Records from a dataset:
@@ -103,13 +109,13 @@
         float t0[8], t1[8];
 #pragma unroll
         for (int e = 0; e < 8; ++e) { t0[e] = act_apply(ACT_LRELU, rl[e]); t1[e] = act_apply(ACT_LRELU, rh[e]); }
-        store_run(a.xa_lrelu, Elem<bf16>::pack(t0), Elem<bf16>::pack(t1));
+        store_run(a.xa_lrelu, Elem<bf16>::pack(t0), Elem<bf16>::pack(t1), std::false_type{});
       }
       if constexpr (OUTS & 4) {
         float t0[8], t1[8];
 #pragma unroll
         for (int e = 0; e < 8; ++e) { t0[e] = act_apply(ACT_RELU, rl[e]); t1[e] = act_apply(ACT_RELU, rh[e]); }
-        store_run(a.xa_relu, Elem<bf16>::pack(t0), Elem<bf16>::pack(t1));
+        store_run(a.xa_relu, Elem<bf16>::pack(t0), Elem<bf16>::pack(t1), std::false_type{});
       }
     }
   };
@@ -420,7 +426,8 @@
          a.Hof == a.Hg && a.Wof == a.Wg && pow2 && !a.ref && !a.accumulate && !a.y_f32 && !a.bn_part && !a.x.aff_a[0] && a.x.act == ACT_NONE &&
          a.ntaps <= 16 && (a.Kpad == 96 || a.Kpad == 128) && (size_t)a.N * a.Hin * a.Win * 16 < 0x70000000ull &&
          (((long long)a.N * a.Hg * a.Wg) & 15) == 0 && (a.out_act == ACT_NONE || a.out_act == ACT_RELU) &&
-         (a.Kpad == 128 || !(a.xa_lrelu || a.xa_relu)) && !(a.xa_relu && !a.xa_lrelu);
+         (a.Kpad == 128 || !(a.xa_lrelu || a.xa_relu)) && !(a.xa_relu && !a.xa_lrelu) &&
+         !a.ref_code && (!a.code_out || (a.Y && !a.xa_lrelu && !a.xa_relu));
 }
 
 bool conv_cout8_eligible(const IgemmArgs& a, int is_bf16) {
@@ -469,9 +476,10 @@
   const ThinGrid g = thin_grid(a, 3);
   const int outs = (a.Y ? 1 : 0) | (a.xa_lrelu ? 2 : 0) | (a.xa_relu ? 4 : 0);
   void (*kern)(const IgemmArgs, int, int) = nullptr;
-  if (a.Kpad == 96) kern = outs == 1 ? conv_cin8_kernel<3, 1> : nullptr;
+  if (a.code_out && outs != 1) return hipErrorInvalidValue;
+  if (a.Kpad == 96) kern = outs == 1 ? (a.code_out ? conv_cin8_kernel<3, 1, true> : conv_cin8_kernel<3, 1>) : nullptr;
   else switch (outs) {
-    case 1: kern = conv_cin8_kernel<4, 1>; break;
+    case 1: kern = a.code_out ? conv_cin8_kernel<4, 1, true> : conv_cin8_kernel<4, 1>; break;
     case 2: kern = conv_cin8_kernel<4, 2>; break;
     case 3: kern = conv_cin8_kernel<4, 3>; break;
     case 6: kern = conv_cin8_kernel<4, 6>; break;
diff --git a/voicepuppet_amd/csrc/ops_api.hip b/voicepuppet_amd/csrc/ops_api.hip
--- a/voicepuppet_amd/csrc/ops_api.hip
+++ b/voicepuppet_amd/csrc/ops_api.hip
@@ -6,6 +6,7 @@
 #include "errors.h"
 #include "audio_args.h"
 #include "launch.h"
+#include "sign_code.h"
 #include "vp_common.h"
 
 using namespace vp;
@@ -53,6 +54,14 @@
 }
 
 extern "C" void vp_phase_marks_enable(int on);
+
+unsigned vp_sign_code_encode8(const uint16_t bits[8]) {
+  if (!bits) return 0u;
+  const unsigned c = vp::sign_code_encode8(bits);
+  auto pk = [&](int i) { return (unsigned)bits[2 * i] | ((unsigned)bits[2 * i + 1] << 16); };
+  return vp::sign_code_encode_piece(pk(0), pk(1), pk(2), pk(3)) == c ? c : ~0u;
+}
+float vp_sign_code_grad(uint16_t code, int e, int act) { return e < 0 || e > 7 ? 0.f : vp::sign_code_grad(code, e, act); }
 
 int vp_tune(const char* key, int value) {
   if (!key) return VP_ERR_ARG;
@@ -66,6 +75,7 @@
   if (k == "c64") { c64_knob() = value; return VP_OK; }
   if (k == "dc64") { dc64_knob() = value; return VP_OK; }
   if (k == "pool_bwd_fused") { pool_bwd_fused_knob() = value < 0 || value > 4 ? 1 : value; return VP_OK; }
+  if (k == "sign_codes") { sign_codes_knob() = value < 0 || value > 2 ? 1 : value; return VP_OK; }
   if (k == "cout1_wgrad_rows" && value > 0) { wgrad1_rows_knob() = value; return VP_OK; }
   if (k == "cout1_bwd") { cout1_knob() = value < 0 ? 256 : value; return VP_OK; }
   if (k == "s2c64") { s2c64_knob() = value; return VP_OK; }
@@ -177,6 +187,42 @@
   return VP_OK;
 }
 
+static bool bwd_act_desc_ok(const vp_conv_desc* d) { return conv_desc_ok(d) && d->cout >= 8 && !(d->cout & (d->cout - 1)); }
+
+size_t vp_conv_bwd_data_act_workspace_bytes(const vp_conv_desc* d) { return bwd_act_desc_ok(d) ? vp_conv_workspace_bytes(d) : 0; }
+
+int vp_conv_bwd_data_act(const vp_conv_desc* d, const void* dy, const float* w, const void* ref, const void* code, int ref_act, int accumulate,
+                         void* dx, void* workspace, void* stream) {
+  if (!bwd_act_desc_ok(d) || !dy || !w || !dx || !workspace || (ref != nullptr) == (code != nullptr) || (ref_act != ACT_LRELU && ref_act != ACT_RELU) ||
+      (accumulate != 0 && accumulate != 1) || (code && (d->dtype != VP_BF16 || d->cin % 8))) {
+    set_err("vp_conv_bwd_data_act: bad argument (one of ref / code, ref_act leaky ReLU or ReLU, accumulate 0 / 1; codes: bf16, channels a multiple of 8)");
+    return VP_ERR_ARG;
+  }
+  const int bf = d->dtype == VP_BF16, es = bf ? 2 : 4;
+  hipStream_t st = (hipStream_t)stream;
+  const ConvGeomX g = geom_of(d);
+  IgemmPlan p = plan_bwd_data(g, 0, 0, d->cin, d->cin, d->cin, bf);
+  p.a.accumulate = accumulate;
+  LaunchForm f;
+  f.ref = ref != nullptr; f.ref_code = code != nullptr; f.ref_act = ref_act;
+  plan_kernel(p, d->cin, bf, d->cout, 0, FAM_PATCH | FAM_PATCH2, f);
+  if (!conv_kernel_ok(launch_view(p, f), bf)) {
+    set_err("vp_conv_bwd_data_act: the launch is planned on kernel %s, which does not take %s", conv_kernel_name(p.a.kern), code ? "sign codes in this form" : "this form");
+    return VP_ERR_ARG;
+  }
+  char* ws = (char*)workspace;
+  VP_HIP_CHECK(launch_pack_weights_one(p.pack, w, ws, bf, st));
+  IgemmArgs a = p.a;
+  set_single_src(a.x, dy, d->cout, nullptr, nullptr, ACT_NONE, 0);
+  a.Wp = ws;
+  a.partial = (float*)(ws + align256(p.pack_elems * es));
+  a.Y = dx;
+  a.ref = ref; a.ref_code = (const unsigned short*)code; a.ref_act = ref_act; a.ref_group_n = d->n;
+  a.zeros = zero_page(ws, align256(p.pack_elems * es) + p.partial_bytes, st);
+  VP_HIP_CHECK(launch_igemm(a, bf, p.cfg, st));
+  return VP_OK;
+}
+
 static bool pooled_desc_ok(const vp_conv_desc* d) {
   return conv_desc_ok(d) && d->kind == 0 && d->ksize == 3 && d->stride == 1 && d->pad == 1 && d->dtype == VP_BF16 && d->cin == d->cout &&
          (d->cin == 64 || d->cin == 128) && d->h % 4 == 0 && d->w % 16 == 0 && d->h >= 16;
diff --git a/voicepuppet_amd/csrc/plan_pixrefer.hip b/voicepuppet_amd/csrc/plan_pixrefer.hip
--- a/voicepuppet_amd/csrc/plan_pixrefer.hip
+++ b/voicepuppet_amd/csrc/plan_pixrefer.hip
@@ -53,6 +53,8 @@
   void* dz2 = nullptr;
   bool dz2_written = false;
   void* xa[3] = {nullptr, nullptr, nullptr};
+  unsigned short* code = nullptr;
+  bool code_on = false;
   bool need_act[3] = {false, false, false};
   BnBuf bn{};
   int producer = -1;
@@ -133,6 +135,8 @@
   bool pool_fuse_ok[2];
   bool pool_bwd_fused;
   bool pool_dz_stale[2];
+  int sc_launches, sc_ref_launches;
+  unsigned sc_kernels;
   double *comp_partial, *perc_partial, *bn_partial;
   char* scratch;
   char* scratch2;
@@ -461,6 +465,7 @@
     }
     if (!t.is_input) t.y = ar.alloc(t.elems() * (t.hi ? sizeof(float) : (size_t)es));
     for (int k = 1; k < 3; ++k) if (t.need_act[k]) t.xa[k] = ar.alloc(t.elems() * es);
+    if (t.code_on) t.code = (unsigned short*)ar.alloc(t.elems() / 4);
     if (t.has_bn) {
       const size_t gc = (size_t)n.groups * t.C * sizeof(float);
       t.bn.a = (float*)ar.alloc(gc); t.bn.b = (float*)ar.alloc(gc);
@@ -552,6 +557,7 @@
 static IgemmArgs pool_fused_view(const IgemmPlan& p) {
   static unsigned char set[16] = {};
   IgemmArgs v = launch_view(p, p.form);
+  if (!v.ref && !v.ref_code) { v.ref = set; v.ref_act = ACT_RELU; }
   v.pool_code = set;
   v.pool_src = 1;
   return v;
@@ -578,6 +584,29 @@
       h->pool_fuse_ok[k] = ((knob == 1 && big) || knob == 2 + k || knob == 4) && h->bf16 && conv_kernel_ok(pool_fused_view(L.bwd_alt[0]), h->bf16);
     }
   }
+  if (d->training && h->bf16 && sign_codes_knob()) {
+    for (Layer& L : h->V.l) {
+      if (!L.need_bwd[0]) continue;
+      Tens& ts = h->V.t[L.src[0]];
+      IgemmPlan& rd = L.bwd_alt[0];
+      if (ts.is_input || ts.producer < 0 || !rd.form.ref || rd.form.ref_act != ACT_RELU) continue;
+      if (sign_codes_knob() != 2 && ts.C != 64) continue;
+      Layer& P = h->V.l[ts.producer];
+      LaunchForm fr = rd.form, fw = P.fwd.form, fh = P.fwd_half.form;
+      fr.ref = false; fr.ref_code = true;
+      fw.code_out = fh.code_out = true;
+      auto same = [&](const IgemmPlan& p, const LaunchForm& f) { const IgemmArgs v = launch_view(p, f); return pick_conv_kernel(v, 1) == p.a.kern && conv_kernel_ok(v, 1); };
+      if (!same(rd, fr) || !same(P.fwd, fw) || !P.has_fwd_half || !same(P.fwd_half, fh)) continue;
+      const int pk = L.scope == "conv2/conv2_2";
+      if ((pk || L.scope == "conv1/conv1_2") && h->pool_fuse_ok[pk]) {
+        IgemmArgs v = pool_fused_view(rd);
+        v.ref = nullptr; v.ref_code = (const unsigned short*)h->pool_fuse_ok;
+        if (!conv_kernel_ok(v, 1)) continue;
+      }
+      rd.form = fr; P.fwd.form = fw; P.fwd_half.form = fh;
+      ts.code_on = true;
+    }
+  }
   h->scratch_bytes = smax + 256;
   h->params_dirty = true;
   h->vgg_dirty = true;
@@ -675,6 +704,7 @@
   a.Wp = n.packed + L.pk_fwd_half * h->es;
   Tens& to = n.t[L.out];
   a.Y = (char*)to.y + (size_t)half * nb * to.H * to.W * to.C * h->es;
+  if (L.fwd_half.form.code_out && half == 1) a.code_out = to.code + (size_t)half * nb * to.H * to.W * to.C / 8;
   a.bias = n.params + L.b_off;
   a.partial = nullptr;
   a.zeros = h->zeros;
@@ -694,6 +724,7 @@
   a.Wp = n.packed + L.pk_fwd * h->es;
   Tens& to = n.t[L.out];
   a.Y = L.tapgemm ? L.tap_S : to.y;
+  if (L.fwd.form.code_out) a.code_out = to.code;
   a.bias = L.has_bn || L.tapgemm ? nullptr : n.params + L.b_off;
   a.partial = (float*)scratch_of(h, ss);
   a.zeros = h->zeros;
@@ -869,6 +900,7 @@
       a.ref2 = (const char*)t1.xa[L.in_act] + (size_t)sample0 * t1.H * t1.W * t1.C * es;
       a.ref_act = L.in_act;
       a.ref_group_n = group_n;
+      h->sc_ref_launches++;
       a.Y = t0.hi ? t0.dz32 : t0.dz; a.accumulate = t0.dz_written ? 1 : 0;
       a.Y2 = t1.hi ? t1.dz32 : t1.dz; a.accumulate2 = t1.dz_written ? 1 : 0; a.y2_f32 = t1.hi ? 1 : 0;
       t0.dz_written = t1.dz_written = true;
@@ -901,6 +933,7 @@
     a.ref2 = (const char*)t1.xa[L.in_act] + (size_t)sample0 * t1.H * t1.W * t1.C * es;
     a.ref_act = L.in_act;
     a.ref_group_n = group_n;
+    h->sc_ref_launches++;
     a.zeros = h->zeros;
     try_bst(a, L.bwd_pair, t0, 0, t0.dz_writes == t0.n_bwd_consumers);
     try_bst(a, L.bwd_pair, t1, 1, t1.dz_writes == t1.n_bwd_consumers);
@@ -934,6 +967,7 @@
       a.ref = (const char*)ts.xa[L.in_act] + (size_t)sample0 * ts.H * ts.W * ts.C * es;
       a.ref_act = L.in_act;
       a.ref_group_n = group_n;
+      h->sc_ref_launches++;
     }
     a.zeros = h->zeros;
     profile_tag((L.scope + (alt ? ":bwdG" : ":bwd")).c_str());
@@ -1136,6 +1170,10 @@
         if (d->training && t.pbg_cap) region_of(t.bn.pbg, (size_t)t.pbg_cap * 2 * t.C * sizeof(double), (nm + ".bn.pbg").c_str());
         if ((size_t)n->groups * t.C > (size_t)1024 * 512) fail("%s: %d groups x %d channels exceed the batch-norm partial rows", nm.c_str(), n->groups, t.C);
       }
+      if (t.code_on) {
+        region_of(t.code, t.elems() / 4, (nm + ".code").c_str());
+        if (!h->bf16 || !d->training || t.C % 8 || t.producer < 0) fail("%s: sign codes outside a bf16 training plan / a channel count %d that is no multiple of 8", nm.c_str(), t.C);
+      }
       if (t.cs_part) region_of(t.cs_part, (size_t)512 * 2 * 64 * sizeof(double), (nm + ".cs_part").c_str());
       if (d->training && !t.is_input) {
         const size_t div = n == &h->V ? 2 : 1;
@@ -1200,6 +1238,21 @@
       region_of(tp.dz, tp.elems() / 2 * es, (tp.name + ".dz (pooled-source read)").c_str());
       region_of(h->vpool_code[k], tp.elems() / 2, (tp.name + " codes (pooled-source read)").c_str());
     }
+    for (const Layer& L : h->V.l) {
+      if (!L.need_bwd[0]) continue;
+      const Tens& ts = h->V.t[L.src[0]];
+      const LaunchForm& fr = L.bwd_alt[0].form;
+      if (fr.ref && fr.ref_code) fail("%s bwd_alt: reference and sign codes", L.scope.c_str());
+      if (fr.ref_code != ts.code_on) fail("%s bwd_alt: reads codes %d, %s has codes %d", L.scope.c_str(), (int)fr.ref_code, ts.name.c_str(), (int)ts.code_on);
+      if (L.bwd[0].form.ref_code) fail("%s bwd: the whole-batch backward plan is not a code reader", L.scope.c_str());
+    }
+    for (const Net* n : {&h->G, &h->D, &h->V})
+      for (const Layer& L : n->l) {
+        const bool on = n->t[L.out].code_on;
+        if (L.fwd.form.code_out != on || (L.has_fwd_half ? L.fwd_half.form.code_out : false) != (on && L.has_fwd_half) || (on && !L.has_fwd_half))
+          fail("%s: code writers (fwd %d, fwd_half %d) do not match the tensor's code array (%d)", L.scope.c_str(), (int)L.fwd.form.code_out, (int)L.fwd_half.form.code_out, (int)on);
+        if (on && n != &h->V) fail("%s: sign codes outside the VGG trunk", L.scope.c_str());
+      }
     region_of(h->scratch2, h->scratch_bytes, "scratch2"); region_of(h->scratch3, h->scratch_bytes, "scratch3");
     region_of(h->scratch4, h->scratch_bytes, "scratch4"); region_of(h->bn_partial4, (size_t)1024 * 2 * 512 * 8, "bn_partial4");
     region_of(h->bn_partial2, (size_t)1024 * 2 * 512 * 8, "bn_partial2"); region_of(h->bn_partial3, (size_t)1024 * 2 * 512 * 8, "bn_partial3");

# Problem to work on:
For every line of the entries holding the string "source", add one to a tally; give the final figure only.

# Answer to this exercise:
2